Count how many lines of the material hold "base". Respond with that number alone.

----- Available records -----

+__global__ __launch_bounds__(256) void gskip_scan_wave_kernel(const GsParams p) {
+    const int ln = threadIdx.x & 63;
+    const int first = __builtin_amdgcn_readfirstlane((blockIdx.x * 4 + (threadIdx.x >> 6)) * GS_WAVE_PATCHES);
+    const int cpp = p.C >> 3;
+    const int items = p.ph * p.pw_px * cpp;
+    const float inv_cpp = 1.0f / (float)cpp, inv_pw = 1.0f / (float)p.pw_px;
+    constexpr int U = 8;
+    for (int j = 0; j < GS_WAVE_PATCHES; ++j) {
+        const int pid = first + j;
+        if (pid >= p.total) break;
+        const int n = pid / p.patches_per_img, rem = pid - n * p.patches_per_img;
+        const int s = gs_level(p, rem);
+        const int H = p.seg[s].H, W = p.seg[s].W, pwn = p.seg[s].pw;
+        const int local = rem - p.seg[s].patch_start, by = local / pwn, bx = local - by * pwn;
+        const int y0 = by * p.ph, x0 = bx * p.pw_px;
+        const long long img = (long long)n * p.ppi + p.seg[s].off;
+        int bits = 0;
+        for (int b = 0; b < items; b += 64 * U) {
+            u32x4_t v[U];
+            int pix[U];
+#pragma unroll
+            for (int k = 0; k < U; ++k) {
+                const int i = b + k * 64 + ln;
+                v[k] = (u32x4_t){0u, 0u, 0u, 0u};
+                pix[k] = -1;
+                if (i < items) {
+                    const int px = gs_div(i, cpp, inv_cpp), ch = i - px * cpp;
+                    const int py = gs_div(px, p.pw_px, inv_pw), pxx = px - py * p.pw_px;
+                    const int y = y0 + py, x = x0 + pxx;
+                    if (y < H && x < W) {
+                        v[k] = *reinterpret_cast<const u32x4_t*>(p.g + (img + (long long)y * W + x) * p.C + ch * 8);
+                        pix[k] = px;
+                    }
+                }
+            }
+#pragma unroll
+            for (int k = 0; k < U; ++k) {
+                if (pix[k] >= 0 && (v[k][0] | v[k][1] | v[k][2] | v[k][3])) {
+                    const int py = gs_div(pix[k], p.pw_px, inv_pw), pxx = pix[k] - py * p.pw_px;
+                    bits |= gs_border_bits(py, pxx, p.ph, p.pw_px);
+                }
+            }
+        }
+        bits = gs_wave_or(bits);
+        if (ln == 0) p.mask[pid] = bits;
+    }
 }
 
 template <bool FRESH>
@@ -142,7 +208,7 @@
     gs_compact_body<false>(p, live, list, count, wsum);
 }
 
-enum { GM_HDR = 8 };
+enum { GM_HDR = 8, GM_WAVES = 16 };
 
 struct GmSeg { int H, W, off, s4, s8, ss; };
 
@@ -155,76 +221,81 @@
 };
 
 __global__ __launch_bounds__(1024) void gskip_fill_kernel(const GmParams p, const GsParams cp, int total) {
-    __shared__ int sbits, slast;
+    __shared__ int slast;
+    __shared__ int sidx[GM_WAVES * 4], sval[GM_WAVES * 4];
     __shared__ int wsum[16];
-    const int tid = threadIdx.x;
+    const int tid = threadIdx.x, wv = tid >> 6, ln = tid & 63;
     int* m4 = p.map + GM_HDR;
-    int* m8 = m4 + p.tot4;
     const int cpp = p.C >> 3;
     const int items = 4 * 16 * cpp;
-    for (int pid = blockIdx.x; pid < total; pid += gridDim.x) {
-        const int n = pid / p.pis, rem = pid - n * p.pis;
-        int s = 0;
-#pragma unroll
-        for (int k = 1; k < BD_MAX_SEGS; ++k)
-            if (k < p.nseg && rem >= p.seg[k].ss) s = k;
-        const int H = p.seg[s].H, W = p.seg[s].W;
-        const int sc = (W + 15) >> 4, r4 = (H + 3) >> 2, c8 = (W + 7) >> 3;
-        const int local = rem - p.seg[s].ss, sy = local / sc, sx = local - sy * sc;
-        int q4[2], q8[2];
-        bool ok4[2], ok8[2], lv[2];
-#pragma unroll
-        for (int h = 0; h < 2; ++h) {
-            ok4[h] = 2 * sy + h < r4;
-            q4[h] = n * p.pi4 + p.seg[s].s4 + (2 * sy + h) * sc + sx;
-            ok8[h] = 2 * sx + h < c8;
-            q8[h] = n * p.pi8 + p.seg[s].s8 + sy * c8 + 2 * sx + h;
-            lv[h] = ok4[h] && (p.live_in == nullptr || p.live_in[q4[h]] != 0);
-        }
+    const float inv_cpp = 1.0f / (float)cpp;
+    constexpr int U = 8;
+    for (int base = blockIdx.x * GM_WAVES; base < total; base += gridDim.x * GM_WAVES) {
+        const int pid = __builtin_amdgcn_readfirstlane(base + wv);
+        int q4[2] = {-1, -1}, q8[2] = {-1, -1};
         int b = 0;
-        if (lv[0] || lv[1]) {
-            if (tid == 0) sbits = 0;
-            __syncthreads();
+        if (pid < total) {
+            const int n = pid / p.pis, rem = pid - n * p.pis;
+            int s = 0;
+#pragma unroll
+            for (int k = 1; k < BD_MAX_SEGS; ++k)
+                if (k < p.nseg && rem >= p.seg[k].ss) s = k;
+            const int H = p.seg[s].H, W = p.seg[s].W;
+            const int sc = (W + 15) >> 4, r4 = (H + 3) >> 2, c8 = (W + 7) >> 3;
+            const int local = rem - p.seg[s].ss, sy = local / sc, sx = local - sy * sc;
+            bool lv[2];
+#pragma unroll
+            for (int h = 0; h < 2; ++h) {
+                if (2 * sy + h < r4) q4[h] = n * p.pi4 + p.seg[s].s4 + (2 * sy + h) * sc + sx;
+                if (2 * sx + h < c8) q8[h] = p.tot4 + n * p.pi8 + p.seg[s].s8 + sy * c8 + 2 * sx + h;
+                lv[h] = q4[h] >= 0 && (p.live_in == nullptr || p.live_in[q4[h]] != 0);
+            }
             const long long img = (long long)n * p.ppi + p.seg[s].off;
-            int bits = 0;
 #pragma unroll
             for (int h = 0; h < 2; ++h) {
                 if (!lv[h]) continue;
-                for (int i = tid; i < items; i += 1024) {
-                    const int px = i / cpp, ch = i - px * cpp;
-                    const int py = px >> 4, pxx = px & 15;
-                    const int y = 8 * sy + 4 * h + py, x = 16 * sx + pxx;
-                    if (y < H && x < W) {
-                        const u32x4_t v = *reinterpret_cast<const u32x4_t*>(p.t + (img + (long long)y * W + x) * p.C + ch * 8);
-                        if (v[0] | v[1] | v[2] | v[3]) {
-                            const bool t = py == 0, bo = py == 3, l = pxx == 0, r = pxx == 15;
-                            const int w = GS_ANY | (t ? GS_TOP : 0) | (bo ? GS_BOT : 0) | (l ? GS_LEFT : 0) | (r ? GS_RIGHT : 0) |
-                                          (t && l ? GS_TL : 0) | (t && r ? GS_TR : 0) | (bo && l ? GS_BL : 0) | (bo && r ? GS_BR : 0);
-                            bits |= (w << (9 * h)) | (1 << (18 + (pxx >> 3)));
+                for (int i0 = 0; i0 < items; i0 += 64 * U) {
+                    u32x4_t v[U];
+                    int pix[U];
+#pragma unroll
+                    for (int k = 0; k < U; ++k) {
+                        const int i = i0 + k * 64 + ln;
+                        v[k] = (u32x4_t){0u, 0u, 0u, 0u};
+                        pix[k] = -1;
+                        if (i < items) {
+                            const int px = gs_div(i, cpp, inv_cpp), ch = i - px * cpp;
+                            const int y = 8 * sy + 4 * h + (px >> 4), x = 16 * sx + (px & 15);
+                            if (y < H && x < W) {
+                                v[k] = *reinterpret_cast<const u32x4_t*>(p.t + (img + (long long)y * W + x) * p.C + ch * 8);
+                                pix[k] = px;
+                            }
                         }
                     }
+#pragma unroll
+                    for (int k = 0; k < U; ++k)
+                        if (pix[k] >= 0 && (v[k][0] | v[k][1] | v[k][2] | v[k][3]))
+                            b |= (gs_border_bits(pix[k] >> 4, pix[k] & 15, 4, 16) << (9 * h)) | (1 << (18 + ((pix[k] & 15) >> 3)));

-----

## Exercise answer:
2